Stored data entries.
________
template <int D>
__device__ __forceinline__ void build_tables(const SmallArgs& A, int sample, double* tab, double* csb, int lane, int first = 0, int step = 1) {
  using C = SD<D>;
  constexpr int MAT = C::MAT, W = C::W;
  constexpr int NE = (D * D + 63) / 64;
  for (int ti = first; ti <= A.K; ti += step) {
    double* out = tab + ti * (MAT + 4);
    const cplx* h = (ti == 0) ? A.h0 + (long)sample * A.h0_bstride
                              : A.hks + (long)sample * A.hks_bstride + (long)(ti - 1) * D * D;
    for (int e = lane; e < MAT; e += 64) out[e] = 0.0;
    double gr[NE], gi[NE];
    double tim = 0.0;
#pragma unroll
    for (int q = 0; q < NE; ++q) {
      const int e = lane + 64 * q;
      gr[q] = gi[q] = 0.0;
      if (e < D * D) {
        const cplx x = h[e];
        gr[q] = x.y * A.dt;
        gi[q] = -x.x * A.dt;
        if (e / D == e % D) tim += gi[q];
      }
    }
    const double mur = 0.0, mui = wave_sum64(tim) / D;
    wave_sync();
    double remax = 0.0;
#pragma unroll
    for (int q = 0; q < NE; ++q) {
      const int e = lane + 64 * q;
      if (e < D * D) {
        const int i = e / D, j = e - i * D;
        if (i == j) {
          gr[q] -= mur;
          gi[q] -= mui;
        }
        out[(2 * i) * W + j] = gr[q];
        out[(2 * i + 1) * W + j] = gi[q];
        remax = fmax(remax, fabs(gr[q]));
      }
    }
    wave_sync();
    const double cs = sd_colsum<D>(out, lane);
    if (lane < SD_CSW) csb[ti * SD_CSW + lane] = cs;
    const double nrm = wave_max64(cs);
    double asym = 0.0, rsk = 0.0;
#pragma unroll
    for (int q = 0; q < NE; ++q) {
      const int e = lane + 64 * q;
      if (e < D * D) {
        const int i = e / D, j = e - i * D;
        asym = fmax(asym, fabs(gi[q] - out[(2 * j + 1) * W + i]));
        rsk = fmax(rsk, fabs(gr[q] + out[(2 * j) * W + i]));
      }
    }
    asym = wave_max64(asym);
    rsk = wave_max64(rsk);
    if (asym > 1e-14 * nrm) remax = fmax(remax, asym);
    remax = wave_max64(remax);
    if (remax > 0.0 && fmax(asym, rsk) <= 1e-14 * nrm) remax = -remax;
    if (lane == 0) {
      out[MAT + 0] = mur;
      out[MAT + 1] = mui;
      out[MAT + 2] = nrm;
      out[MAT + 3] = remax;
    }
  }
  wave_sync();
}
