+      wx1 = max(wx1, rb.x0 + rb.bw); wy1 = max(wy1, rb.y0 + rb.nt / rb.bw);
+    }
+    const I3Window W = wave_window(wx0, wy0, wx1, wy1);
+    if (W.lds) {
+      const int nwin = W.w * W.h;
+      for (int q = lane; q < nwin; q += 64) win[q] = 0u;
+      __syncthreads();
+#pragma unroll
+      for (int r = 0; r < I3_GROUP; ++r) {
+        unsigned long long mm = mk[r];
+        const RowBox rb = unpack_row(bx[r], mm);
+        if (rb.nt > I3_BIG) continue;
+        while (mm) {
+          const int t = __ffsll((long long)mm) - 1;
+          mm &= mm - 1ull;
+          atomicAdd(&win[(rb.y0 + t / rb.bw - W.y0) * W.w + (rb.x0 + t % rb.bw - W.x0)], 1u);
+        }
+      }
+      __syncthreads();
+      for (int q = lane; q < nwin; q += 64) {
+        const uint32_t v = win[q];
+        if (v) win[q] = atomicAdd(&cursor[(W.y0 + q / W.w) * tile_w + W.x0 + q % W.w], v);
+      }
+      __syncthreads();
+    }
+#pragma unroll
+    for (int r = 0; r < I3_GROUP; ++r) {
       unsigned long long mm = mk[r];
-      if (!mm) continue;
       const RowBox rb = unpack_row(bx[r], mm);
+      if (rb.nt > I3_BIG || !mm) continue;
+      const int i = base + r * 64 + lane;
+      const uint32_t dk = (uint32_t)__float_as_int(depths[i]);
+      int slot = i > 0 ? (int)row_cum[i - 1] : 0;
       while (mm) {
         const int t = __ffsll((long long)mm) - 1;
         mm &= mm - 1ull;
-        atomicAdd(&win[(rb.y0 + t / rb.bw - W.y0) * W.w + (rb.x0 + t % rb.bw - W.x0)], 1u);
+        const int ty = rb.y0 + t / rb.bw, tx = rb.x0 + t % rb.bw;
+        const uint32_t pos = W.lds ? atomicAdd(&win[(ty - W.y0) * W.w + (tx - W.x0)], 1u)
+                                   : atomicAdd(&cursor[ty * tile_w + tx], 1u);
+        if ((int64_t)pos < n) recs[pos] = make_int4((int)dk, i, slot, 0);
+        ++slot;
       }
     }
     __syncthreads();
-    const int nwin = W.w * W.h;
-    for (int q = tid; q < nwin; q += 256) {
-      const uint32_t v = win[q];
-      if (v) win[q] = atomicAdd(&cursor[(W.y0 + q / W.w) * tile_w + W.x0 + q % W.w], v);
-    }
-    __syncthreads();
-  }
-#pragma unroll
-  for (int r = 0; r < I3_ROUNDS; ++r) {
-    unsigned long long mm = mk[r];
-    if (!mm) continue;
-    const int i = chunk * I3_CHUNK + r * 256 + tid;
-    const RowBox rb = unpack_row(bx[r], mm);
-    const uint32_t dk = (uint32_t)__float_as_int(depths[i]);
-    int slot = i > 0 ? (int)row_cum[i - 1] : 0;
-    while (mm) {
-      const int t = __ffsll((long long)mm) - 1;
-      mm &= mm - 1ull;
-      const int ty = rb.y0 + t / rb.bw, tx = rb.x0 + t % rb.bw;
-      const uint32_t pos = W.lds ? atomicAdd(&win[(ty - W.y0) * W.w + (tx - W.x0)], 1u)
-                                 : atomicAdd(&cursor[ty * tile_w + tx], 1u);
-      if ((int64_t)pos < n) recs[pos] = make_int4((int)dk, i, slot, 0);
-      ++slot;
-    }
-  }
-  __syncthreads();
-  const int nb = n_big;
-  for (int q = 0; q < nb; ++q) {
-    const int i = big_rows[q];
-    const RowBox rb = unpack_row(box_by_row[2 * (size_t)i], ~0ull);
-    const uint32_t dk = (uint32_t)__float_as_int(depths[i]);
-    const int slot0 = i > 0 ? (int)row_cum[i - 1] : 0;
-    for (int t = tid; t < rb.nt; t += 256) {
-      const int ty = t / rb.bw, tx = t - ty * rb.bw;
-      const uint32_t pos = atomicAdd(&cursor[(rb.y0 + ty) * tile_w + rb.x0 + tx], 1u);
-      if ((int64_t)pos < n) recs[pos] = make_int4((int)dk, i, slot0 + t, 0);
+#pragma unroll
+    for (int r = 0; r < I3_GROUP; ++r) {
________
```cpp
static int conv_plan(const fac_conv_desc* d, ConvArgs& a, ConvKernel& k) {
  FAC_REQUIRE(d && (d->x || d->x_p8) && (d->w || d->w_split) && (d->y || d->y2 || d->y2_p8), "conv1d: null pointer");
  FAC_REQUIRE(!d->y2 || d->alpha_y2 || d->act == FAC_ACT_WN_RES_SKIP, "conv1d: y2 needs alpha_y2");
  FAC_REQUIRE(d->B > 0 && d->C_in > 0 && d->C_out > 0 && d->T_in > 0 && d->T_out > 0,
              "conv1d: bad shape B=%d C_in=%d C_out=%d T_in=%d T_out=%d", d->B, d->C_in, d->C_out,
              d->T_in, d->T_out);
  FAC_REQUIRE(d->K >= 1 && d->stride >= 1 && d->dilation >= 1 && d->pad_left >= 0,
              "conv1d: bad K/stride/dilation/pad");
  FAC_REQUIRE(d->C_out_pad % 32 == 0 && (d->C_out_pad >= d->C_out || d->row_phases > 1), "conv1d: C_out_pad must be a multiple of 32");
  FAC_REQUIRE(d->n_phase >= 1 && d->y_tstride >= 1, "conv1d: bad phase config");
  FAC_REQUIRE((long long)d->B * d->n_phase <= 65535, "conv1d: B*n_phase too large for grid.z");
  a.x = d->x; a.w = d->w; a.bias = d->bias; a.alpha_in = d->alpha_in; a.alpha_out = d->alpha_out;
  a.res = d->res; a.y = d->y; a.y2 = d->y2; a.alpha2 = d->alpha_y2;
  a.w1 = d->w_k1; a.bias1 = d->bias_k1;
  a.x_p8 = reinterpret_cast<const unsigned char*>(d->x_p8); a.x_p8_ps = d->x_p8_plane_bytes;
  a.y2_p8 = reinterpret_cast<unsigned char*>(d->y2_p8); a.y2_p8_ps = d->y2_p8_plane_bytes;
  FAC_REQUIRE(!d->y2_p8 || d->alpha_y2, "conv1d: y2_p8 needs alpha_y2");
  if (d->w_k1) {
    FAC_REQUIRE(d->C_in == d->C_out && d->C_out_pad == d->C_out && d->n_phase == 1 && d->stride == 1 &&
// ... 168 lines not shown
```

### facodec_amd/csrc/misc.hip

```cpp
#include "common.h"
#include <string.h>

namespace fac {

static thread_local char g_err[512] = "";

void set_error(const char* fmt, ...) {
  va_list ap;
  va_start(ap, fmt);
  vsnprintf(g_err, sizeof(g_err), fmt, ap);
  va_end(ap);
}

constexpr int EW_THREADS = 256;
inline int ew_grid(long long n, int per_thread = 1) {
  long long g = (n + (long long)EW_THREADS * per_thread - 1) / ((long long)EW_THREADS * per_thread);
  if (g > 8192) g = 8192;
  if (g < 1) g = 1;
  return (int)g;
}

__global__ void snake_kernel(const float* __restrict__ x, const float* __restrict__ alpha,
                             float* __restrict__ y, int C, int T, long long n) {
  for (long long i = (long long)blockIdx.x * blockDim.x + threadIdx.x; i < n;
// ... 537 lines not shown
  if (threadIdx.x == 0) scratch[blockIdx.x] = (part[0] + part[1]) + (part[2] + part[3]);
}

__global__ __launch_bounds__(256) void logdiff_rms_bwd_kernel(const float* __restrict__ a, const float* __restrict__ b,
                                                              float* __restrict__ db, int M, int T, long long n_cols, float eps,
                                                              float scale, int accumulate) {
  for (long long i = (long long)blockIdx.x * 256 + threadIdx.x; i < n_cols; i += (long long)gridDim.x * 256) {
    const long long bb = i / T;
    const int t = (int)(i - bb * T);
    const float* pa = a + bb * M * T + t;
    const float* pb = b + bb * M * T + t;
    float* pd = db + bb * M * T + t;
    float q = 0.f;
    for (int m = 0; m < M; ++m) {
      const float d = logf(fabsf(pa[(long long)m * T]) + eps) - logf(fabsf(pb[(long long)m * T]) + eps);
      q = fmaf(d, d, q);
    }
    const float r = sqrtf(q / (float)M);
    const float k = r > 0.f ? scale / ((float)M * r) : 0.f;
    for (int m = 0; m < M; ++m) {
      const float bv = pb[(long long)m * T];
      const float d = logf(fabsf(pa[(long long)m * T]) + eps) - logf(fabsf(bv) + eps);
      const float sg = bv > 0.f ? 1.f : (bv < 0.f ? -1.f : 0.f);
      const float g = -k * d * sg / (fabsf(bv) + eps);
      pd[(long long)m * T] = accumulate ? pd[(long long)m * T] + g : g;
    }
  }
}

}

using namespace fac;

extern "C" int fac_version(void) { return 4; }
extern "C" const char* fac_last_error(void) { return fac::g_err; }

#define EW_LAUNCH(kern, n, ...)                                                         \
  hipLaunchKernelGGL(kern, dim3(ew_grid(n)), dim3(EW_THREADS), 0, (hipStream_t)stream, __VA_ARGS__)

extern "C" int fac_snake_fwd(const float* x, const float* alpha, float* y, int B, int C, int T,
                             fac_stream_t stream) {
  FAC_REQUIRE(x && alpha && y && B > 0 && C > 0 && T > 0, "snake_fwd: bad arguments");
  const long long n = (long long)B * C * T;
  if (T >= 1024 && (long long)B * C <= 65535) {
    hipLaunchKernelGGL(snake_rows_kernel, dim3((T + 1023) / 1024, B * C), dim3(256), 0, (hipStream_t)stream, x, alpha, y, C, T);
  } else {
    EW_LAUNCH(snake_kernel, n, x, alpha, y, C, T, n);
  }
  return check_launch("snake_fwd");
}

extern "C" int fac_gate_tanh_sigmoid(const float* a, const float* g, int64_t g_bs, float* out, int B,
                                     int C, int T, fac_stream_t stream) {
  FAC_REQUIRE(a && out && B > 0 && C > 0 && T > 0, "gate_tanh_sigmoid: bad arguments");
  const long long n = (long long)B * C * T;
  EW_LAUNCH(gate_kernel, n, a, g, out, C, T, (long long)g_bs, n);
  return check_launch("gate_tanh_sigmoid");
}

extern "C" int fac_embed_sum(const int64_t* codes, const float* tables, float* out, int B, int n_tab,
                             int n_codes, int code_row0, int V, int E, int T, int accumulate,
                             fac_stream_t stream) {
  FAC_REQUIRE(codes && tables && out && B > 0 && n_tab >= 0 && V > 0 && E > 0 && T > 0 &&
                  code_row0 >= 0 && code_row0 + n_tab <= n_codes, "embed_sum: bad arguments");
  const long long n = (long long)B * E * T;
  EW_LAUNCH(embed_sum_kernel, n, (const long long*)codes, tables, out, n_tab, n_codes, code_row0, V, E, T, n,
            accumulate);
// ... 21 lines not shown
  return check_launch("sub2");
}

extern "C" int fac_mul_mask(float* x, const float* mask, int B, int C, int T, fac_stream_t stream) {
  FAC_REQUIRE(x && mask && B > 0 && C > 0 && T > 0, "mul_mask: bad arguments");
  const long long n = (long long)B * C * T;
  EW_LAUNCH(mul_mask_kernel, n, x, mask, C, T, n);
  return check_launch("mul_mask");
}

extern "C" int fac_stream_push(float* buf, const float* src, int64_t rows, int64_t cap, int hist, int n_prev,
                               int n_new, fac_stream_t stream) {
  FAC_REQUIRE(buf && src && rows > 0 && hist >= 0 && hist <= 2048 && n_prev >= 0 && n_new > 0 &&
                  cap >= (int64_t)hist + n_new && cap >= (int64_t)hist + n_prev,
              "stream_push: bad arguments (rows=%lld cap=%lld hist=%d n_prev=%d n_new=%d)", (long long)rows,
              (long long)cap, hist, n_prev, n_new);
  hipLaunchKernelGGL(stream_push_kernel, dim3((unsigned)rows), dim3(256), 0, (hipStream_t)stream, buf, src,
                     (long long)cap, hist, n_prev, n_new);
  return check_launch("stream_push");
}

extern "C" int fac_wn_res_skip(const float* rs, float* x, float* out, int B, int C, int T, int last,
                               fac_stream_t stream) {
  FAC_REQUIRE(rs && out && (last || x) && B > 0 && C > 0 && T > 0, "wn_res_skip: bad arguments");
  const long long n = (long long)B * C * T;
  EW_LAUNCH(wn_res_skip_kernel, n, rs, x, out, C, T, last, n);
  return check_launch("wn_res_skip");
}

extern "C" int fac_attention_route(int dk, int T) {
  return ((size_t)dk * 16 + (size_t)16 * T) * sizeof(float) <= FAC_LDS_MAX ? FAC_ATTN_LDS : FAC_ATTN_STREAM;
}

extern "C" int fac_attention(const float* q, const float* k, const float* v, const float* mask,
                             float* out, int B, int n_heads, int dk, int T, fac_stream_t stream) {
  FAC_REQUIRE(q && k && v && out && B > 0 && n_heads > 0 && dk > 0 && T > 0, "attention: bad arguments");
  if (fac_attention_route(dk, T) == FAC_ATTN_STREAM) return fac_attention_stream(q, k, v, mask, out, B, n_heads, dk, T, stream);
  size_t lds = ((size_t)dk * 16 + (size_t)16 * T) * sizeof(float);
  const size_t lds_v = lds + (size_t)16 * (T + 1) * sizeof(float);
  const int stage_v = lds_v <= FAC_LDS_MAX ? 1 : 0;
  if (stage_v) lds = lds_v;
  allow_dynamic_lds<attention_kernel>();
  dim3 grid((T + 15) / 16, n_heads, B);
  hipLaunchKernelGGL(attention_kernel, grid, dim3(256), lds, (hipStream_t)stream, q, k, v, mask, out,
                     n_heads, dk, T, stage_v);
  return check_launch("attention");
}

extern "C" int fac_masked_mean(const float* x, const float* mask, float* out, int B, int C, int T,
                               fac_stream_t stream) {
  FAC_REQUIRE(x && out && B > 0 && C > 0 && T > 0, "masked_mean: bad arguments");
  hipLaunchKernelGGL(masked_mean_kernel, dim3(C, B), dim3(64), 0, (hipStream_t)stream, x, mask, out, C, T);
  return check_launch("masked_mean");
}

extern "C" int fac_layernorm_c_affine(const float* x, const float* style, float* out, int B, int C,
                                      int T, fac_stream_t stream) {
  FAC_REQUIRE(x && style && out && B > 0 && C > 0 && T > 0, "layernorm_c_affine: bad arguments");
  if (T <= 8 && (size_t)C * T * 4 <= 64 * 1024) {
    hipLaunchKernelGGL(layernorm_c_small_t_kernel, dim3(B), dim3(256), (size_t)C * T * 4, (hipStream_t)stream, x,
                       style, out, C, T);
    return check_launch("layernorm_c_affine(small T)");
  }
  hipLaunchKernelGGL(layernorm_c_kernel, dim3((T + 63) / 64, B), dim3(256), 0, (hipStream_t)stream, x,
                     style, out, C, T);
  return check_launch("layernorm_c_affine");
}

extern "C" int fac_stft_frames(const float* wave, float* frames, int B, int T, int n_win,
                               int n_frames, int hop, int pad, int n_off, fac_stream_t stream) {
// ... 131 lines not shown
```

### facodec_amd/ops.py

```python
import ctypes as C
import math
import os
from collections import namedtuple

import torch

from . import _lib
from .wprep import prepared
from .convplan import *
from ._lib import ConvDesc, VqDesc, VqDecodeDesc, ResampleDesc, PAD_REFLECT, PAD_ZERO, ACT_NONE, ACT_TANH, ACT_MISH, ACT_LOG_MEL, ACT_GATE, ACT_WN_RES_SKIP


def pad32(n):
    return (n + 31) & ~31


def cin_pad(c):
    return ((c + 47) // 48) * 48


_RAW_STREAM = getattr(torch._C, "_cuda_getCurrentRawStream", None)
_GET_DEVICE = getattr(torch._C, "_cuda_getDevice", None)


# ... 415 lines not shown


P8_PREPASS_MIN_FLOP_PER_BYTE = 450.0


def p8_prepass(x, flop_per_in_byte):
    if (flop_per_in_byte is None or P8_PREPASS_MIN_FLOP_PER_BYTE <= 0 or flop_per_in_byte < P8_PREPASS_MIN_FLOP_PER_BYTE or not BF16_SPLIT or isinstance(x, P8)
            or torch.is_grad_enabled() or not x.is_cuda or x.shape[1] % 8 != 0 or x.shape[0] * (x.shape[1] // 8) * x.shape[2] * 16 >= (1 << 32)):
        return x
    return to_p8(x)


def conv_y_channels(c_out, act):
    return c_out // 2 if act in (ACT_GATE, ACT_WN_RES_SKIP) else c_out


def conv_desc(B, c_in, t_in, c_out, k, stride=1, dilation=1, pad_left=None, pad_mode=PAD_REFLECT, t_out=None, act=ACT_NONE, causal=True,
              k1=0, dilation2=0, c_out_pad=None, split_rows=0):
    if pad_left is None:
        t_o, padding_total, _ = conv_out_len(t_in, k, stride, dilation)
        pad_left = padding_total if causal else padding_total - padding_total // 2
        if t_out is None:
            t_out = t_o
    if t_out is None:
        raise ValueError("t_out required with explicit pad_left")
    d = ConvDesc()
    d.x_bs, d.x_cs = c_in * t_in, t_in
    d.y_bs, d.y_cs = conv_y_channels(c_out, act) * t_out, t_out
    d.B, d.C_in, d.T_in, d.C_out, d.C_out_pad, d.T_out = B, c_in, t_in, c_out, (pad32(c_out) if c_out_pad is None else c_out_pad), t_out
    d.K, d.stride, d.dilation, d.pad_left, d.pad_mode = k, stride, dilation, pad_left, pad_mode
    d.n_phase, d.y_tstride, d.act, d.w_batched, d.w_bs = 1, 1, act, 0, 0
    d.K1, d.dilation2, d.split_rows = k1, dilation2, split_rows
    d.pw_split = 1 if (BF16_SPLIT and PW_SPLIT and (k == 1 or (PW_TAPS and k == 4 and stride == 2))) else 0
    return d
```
________
Prompt.
The answer should be a single number: how many lines in the records contain "char".

Reply.
5